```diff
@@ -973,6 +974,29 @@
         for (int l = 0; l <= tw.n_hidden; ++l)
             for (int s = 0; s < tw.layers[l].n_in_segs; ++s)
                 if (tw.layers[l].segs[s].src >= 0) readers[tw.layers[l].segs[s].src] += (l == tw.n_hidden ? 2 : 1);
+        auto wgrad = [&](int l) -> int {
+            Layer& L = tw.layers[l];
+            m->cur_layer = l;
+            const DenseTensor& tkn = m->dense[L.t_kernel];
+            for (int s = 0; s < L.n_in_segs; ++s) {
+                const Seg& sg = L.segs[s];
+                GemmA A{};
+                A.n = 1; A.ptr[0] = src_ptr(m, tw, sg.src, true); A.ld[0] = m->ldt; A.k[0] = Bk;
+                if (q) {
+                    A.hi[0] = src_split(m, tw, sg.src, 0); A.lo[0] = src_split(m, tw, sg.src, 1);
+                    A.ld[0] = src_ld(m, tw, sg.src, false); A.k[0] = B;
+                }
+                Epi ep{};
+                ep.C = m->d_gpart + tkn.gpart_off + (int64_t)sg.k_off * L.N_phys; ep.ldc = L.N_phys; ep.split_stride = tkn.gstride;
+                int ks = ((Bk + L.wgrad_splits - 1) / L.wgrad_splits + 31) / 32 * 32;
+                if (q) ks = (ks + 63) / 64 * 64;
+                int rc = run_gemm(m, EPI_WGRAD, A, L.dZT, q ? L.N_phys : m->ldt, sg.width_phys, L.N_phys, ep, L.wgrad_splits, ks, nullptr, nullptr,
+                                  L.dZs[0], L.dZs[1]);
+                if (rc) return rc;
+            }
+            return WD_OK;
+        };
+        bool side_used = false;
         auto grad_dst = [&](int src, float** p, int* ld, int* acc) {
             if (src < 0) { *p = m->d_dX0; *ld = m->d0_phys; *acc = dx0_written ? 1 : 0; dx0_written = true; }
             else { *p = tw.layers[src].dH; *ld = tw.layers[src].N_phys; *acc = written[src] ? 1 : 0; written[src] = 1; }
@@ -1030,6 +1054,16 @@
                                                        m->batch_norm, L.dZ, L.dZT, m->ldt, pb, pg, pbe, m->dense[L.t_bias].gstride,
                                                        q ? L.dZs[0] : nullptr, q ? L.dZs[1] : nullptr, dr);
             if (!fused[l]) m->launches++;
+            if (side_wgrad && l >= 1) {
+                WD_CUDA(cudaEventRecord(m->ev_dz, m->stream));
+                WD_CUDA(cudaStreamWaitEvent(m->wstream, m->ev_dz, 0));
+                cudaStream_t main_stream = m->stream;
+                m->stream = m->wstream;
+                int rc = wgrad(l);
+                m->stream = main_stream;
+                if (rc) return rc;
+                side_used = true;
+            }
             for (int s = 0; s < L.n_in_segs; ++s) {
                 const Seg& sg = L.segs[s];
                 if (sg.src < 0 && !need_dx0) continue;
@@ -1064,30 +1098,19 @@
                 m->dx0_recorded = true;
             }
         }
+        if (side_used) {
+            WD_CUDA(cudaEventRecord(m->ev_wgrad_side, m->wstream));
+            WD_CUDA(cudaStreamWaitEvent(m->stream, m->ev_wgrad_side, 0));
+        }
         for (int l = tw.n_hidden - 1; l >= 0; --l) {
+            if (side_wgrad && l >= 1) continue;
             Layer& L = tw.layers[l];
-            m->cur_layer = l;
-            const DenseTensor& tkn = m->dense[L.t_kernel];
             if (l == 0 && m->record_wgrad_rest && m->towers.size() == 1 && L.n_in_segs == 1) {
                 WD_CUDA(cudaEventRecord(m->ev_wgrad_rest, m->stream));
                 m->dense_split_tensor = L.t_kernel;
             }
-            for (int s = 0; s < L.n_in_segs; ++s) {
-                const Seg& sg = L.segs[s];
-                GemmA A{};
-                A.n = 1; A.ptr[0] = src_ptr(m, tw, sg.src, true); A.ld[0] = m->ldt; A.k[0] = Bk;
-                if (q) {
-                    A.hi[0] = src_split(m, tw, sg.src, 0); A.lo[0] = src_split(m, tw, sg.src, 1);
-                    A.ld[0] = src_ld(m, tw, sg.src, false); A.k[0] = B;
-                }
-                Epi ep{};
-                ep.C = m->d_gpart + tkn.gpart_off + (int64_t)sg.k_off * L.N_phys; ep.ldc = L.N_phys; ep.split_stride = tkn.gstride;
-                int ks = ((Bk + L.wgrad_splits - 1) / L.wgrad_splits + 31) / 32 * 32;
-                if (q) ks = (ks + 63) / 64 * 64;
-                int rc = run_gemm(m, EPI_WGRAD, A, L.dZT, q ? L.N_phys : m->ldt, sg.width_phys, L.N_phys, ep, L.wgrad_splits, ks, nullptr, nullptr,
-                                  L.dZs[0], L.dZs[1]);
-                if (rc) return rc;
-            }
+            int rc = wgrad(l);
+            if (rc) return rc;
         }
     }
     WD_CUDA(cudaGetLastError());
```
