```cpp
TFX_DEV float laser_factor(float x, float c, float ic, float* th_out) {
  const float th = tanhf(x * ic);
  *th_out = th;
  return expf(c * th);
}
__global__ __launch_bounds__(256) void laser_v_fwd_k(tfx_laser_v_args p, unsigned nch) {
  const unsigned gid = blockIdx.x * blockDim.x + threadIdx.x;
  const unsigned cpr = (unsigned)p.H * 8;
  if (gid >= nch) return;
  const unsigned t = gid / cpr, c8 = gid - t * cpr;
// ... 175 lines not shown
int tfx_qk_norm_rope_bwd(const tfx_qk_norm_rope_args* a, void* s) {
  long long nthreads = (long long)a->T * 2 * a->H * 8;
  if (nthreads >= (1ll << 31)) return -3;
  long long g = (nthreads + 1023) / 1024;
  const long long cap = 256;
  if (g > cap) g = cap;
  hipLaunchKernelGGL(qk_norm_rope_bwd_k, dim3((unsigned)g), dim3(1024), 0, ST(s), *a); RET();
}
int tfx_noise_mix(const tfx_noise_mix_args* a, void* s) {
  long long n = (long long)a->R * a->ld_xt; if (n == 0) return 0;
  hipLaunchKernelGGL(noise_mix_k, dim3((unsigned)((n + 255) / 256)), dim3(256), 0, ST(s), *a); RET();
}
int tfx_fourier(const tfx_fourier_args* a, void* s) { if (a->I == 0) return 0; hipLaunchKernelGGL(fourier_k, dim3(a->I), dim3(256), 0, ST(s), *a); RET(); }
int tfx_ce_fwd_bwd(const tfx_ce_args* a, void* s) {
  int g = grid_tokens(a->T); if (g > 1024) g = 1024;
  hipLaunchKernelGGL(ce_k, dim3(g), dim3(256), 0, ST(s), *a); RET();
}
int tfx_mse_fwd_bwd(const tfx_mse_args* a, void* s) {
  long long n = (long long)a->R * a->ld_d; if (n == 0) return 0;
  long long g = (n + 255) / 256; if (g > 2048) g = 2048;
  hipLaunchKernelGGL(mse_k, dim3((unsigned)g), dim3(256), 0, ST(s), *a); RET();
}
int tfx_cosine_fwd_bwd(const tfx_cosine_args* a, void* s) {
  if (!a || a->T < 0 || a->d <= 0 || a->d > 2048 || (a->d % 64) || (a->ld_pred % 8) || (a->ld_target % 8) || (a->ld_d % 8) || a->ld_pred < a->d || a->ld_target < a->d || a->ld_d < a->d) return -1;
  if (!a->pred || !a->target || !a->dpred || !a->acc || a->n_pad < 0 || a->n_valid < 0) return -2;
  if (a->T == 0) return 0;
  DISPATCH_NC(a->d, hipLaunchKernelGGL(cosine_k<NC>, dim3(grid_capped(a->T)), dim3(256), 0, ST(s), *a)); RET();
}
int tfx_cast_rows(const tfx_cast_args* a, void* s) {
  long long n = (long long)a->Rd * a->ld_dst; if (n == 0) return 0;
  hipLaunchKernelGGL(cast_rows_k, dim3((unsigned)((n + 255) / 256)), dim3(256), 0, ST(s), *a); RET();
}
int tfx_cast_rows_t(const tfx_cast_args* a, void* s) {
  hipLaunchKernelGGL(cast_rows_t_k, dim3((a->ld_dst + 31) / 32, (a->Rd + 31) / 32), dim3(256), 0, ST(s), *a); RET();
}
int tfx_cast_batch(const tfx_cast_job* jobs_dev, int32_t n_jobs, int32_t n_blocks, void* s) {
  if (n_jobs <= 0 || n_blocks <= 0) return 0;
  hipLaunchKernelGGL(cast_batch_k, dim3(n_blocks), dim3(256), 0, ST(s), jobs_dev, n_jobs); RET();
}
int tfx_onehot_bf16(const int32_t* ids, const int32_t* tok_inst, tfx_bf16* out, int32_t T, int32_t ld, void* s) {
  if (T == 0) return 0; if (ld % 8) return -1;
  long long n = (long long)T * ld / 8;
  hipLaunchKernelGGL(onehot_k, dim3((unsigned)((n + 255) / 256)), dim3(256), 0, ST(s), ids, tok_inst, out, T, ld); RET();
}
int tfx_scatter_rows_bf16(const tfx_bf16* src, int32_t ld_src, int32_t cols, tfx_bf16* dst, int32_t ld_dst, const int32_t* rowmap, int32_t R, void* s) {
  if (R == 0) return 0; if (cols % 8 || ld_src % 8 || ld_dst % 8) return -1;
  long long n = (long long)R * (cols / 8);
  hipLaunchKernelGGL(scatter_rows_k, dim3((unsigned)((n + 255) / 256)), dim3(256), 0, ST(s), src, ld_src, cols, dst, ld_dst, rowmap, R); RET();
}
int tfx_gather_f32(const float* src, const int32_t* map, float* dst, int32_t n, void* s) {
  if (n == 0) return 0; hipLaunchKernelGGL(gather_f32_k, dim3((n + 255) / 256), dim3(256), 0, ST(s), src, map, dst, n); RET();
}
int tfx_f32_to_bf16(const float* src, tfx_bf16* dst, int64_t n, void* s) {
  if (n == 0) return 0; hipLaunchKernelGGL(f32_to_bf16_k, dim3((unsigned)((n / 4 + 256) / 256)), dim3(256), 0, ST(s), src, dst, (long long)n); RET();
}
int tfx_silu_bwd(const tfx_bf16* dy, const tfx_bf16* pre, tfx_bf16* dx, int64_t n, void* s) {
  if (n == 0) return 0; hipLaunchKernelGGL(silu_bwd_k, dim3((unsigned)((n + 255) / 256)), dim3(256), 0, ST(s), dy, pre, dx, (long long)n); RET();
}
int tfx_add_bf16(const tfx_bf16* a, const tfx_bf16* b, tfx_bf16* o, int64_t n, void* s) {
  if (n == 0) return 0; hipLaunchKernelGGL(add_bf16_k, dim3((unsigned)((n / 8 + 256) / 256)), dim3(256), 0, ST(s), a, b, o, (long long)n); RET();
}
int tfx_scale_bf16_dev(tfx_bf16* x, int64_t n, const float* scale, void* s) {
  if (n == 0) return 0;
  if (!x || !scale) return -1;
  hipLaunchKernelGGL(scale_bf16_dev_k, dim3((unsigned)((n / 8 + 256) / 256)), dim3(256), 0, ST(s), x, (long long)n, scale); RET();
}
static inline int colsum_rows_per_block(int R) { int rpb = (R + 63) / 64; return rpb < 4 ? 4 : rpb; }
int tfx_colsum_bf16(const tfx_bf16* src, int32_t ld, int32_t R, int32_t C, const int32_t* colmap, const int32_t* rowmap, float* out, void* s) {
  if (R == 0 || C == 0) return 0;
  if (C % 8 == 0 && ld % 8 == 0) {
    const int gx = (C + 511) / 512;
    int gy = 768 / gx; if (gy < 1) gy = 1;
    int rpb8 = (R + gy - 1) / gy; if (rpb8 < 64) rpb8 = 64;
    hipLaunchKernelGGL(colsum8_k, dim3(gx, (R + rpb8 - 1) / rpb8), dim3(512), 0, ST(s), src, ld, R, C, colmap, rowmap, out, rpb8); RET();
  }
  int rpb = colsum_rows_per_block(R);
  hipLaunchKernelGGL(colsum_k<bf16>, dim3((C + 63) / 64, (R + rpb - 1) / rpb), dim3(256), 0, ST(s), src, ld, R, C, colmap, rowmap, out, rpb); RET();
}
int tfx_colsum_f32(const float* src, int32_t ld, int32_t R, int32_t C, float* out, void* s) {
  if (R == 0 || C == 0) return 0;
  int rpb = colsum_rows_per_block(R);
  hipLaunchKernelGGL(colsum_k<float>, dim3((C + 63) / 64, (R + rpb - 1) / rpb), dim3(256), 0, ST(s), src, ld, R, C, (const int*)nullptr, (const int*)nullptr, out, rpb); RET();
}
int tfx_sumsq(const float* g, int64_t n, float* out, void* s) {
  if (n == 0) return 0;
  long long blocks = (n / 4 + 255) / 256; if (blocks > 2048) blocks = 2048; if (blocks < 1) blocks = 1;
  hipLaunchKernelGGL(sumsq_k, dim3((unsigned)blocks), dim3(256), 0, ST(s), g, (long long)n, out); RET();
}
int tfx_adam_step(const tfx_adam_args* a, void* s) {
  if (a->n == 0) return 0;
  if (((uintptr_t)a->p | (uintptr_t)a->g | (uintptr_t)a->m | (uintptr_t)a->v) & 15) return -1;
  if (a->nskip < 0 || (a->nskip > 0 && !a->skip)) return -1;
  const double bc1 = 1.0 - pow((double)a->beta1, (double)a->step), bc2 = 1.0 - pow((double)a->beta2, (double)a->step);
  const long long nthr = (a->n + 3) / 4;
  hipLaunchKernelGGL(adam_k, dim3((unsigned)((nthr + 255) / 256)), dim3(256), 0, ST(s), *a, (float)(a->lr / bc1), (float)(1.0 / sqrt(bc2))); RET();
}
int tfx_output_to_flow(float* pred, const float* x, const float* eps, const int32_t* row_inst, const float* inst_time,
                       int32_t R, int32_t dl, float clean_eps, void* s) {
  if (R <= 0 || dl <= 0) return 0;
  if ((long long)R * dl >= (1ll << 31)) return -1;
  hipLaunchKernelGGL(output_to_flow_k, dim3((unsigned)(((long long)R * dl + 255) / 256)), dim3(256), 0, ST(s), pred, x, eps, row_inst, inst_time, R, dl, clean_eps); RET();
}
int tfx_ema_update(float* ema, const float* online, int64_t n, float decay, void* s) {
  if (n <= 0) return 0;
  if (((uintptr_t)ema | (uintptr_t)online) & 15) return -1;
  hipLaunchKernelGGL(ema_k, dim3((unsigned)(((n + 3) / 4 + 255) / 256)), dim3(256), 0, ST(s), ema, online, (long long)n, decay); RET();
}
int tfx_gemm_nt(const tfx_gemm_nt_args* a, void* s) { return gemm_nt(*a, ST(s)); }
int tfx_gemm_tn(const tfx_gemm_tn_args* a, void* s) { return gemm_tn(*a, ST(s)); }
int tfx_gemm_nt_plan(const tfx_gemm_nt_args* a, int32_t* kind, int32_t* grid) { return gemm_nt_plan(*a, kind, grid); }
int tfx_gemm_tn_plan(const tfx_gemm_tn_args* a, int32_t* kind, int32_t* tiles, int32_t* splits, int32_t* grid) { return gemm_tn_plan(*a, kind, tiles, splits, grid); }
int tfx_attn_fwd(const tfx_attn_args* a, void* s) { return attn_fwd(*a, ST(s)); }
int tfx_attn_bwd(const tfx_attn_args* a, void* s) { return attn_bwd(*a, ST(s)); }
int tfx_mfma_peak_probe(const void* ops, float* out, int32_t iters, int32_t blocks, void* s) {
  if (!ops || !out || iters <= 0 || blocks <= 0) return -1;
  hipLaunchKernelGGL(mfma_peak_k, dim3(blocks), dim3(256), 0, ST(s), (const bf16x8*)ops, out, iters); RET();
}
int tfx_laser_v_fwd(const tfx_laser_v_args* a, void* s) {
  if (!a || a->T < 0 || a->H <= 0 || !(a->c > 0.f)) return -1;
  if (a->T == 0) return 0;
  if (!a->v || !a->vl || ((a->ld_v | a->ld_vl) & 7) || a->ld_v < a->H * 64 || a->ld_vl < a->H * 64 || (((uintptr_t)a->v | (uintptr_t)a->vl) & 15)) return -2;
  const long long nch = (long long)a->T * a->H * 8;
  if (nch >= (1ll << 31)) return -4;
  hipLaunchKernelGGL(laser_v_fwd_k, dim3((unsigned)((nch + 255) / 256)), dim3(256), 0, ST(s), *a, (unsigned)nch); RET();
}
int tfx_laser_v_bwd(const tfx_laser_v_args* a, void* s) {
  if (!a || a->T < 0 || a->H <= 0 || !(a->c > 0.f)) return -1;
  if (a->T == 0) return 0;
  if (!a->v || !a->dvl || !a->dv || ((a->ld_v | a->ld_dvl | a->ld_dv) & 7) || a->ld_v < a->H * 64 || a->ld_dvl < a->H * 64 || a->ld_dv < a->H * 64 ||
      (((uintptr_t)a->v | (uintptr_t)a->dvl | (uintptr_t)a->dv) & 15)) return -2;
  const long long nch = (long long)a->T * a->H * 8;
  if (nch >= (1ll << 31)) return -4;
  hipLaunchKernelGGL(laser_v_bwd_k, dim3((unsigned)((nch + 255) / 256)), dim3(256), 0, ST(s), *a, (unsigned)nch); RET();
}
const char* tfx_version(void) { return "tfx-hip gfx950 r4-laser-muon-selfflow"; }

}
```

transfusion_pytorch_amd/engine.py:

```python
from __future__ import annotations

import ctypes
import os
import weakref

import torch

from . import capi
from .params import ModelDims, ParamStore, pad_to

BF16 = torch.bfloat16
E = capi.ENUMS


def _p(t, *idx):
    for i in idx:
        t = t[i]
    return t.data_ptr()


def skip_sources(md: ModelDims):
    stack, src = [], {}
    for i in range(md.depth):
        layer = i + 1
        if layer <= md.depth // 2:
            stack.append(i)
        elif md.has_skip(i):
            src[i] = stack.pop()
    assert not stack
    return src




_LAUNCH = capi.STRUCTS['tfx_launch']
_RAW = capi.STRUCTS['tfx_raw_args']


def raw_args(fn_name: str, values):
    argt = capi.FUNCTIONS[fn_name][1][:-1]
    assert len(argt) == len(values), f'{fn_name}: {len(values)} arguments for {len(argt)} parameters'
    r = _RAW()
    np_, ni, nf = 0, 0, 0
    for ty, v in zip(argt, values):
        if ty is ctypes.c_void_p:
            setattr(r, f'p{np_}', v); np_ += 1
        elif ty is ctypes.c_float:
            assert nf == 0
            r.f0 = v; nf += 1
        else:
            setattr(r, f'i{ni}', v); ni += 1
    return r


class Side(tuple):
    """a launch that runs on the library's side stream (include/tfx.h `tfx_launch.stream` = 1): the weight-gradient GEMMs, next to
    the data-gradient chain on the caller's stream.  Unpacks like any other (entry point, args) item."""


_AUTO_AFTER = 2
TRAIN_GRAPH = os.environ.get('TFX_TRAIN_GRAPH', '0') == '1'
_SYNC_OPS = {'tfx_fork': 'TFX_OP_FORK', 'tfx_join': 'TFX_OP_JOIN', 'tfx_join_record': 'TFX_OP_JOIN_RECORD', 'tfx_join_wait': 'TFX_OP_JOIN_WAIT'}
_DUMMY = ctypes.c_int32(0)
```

________________

Extract every line above that contains the word "capi".

→ TASK RESPONSE
from . import capi
E = capi.ENUMS
_LAUNCH = capi.STRUCTS['tfx_launch']
_RAW = capi.STRUCTS['tfx_raw_args']
    argt = capi.FUNCTIONS[fn_name][1][:-1]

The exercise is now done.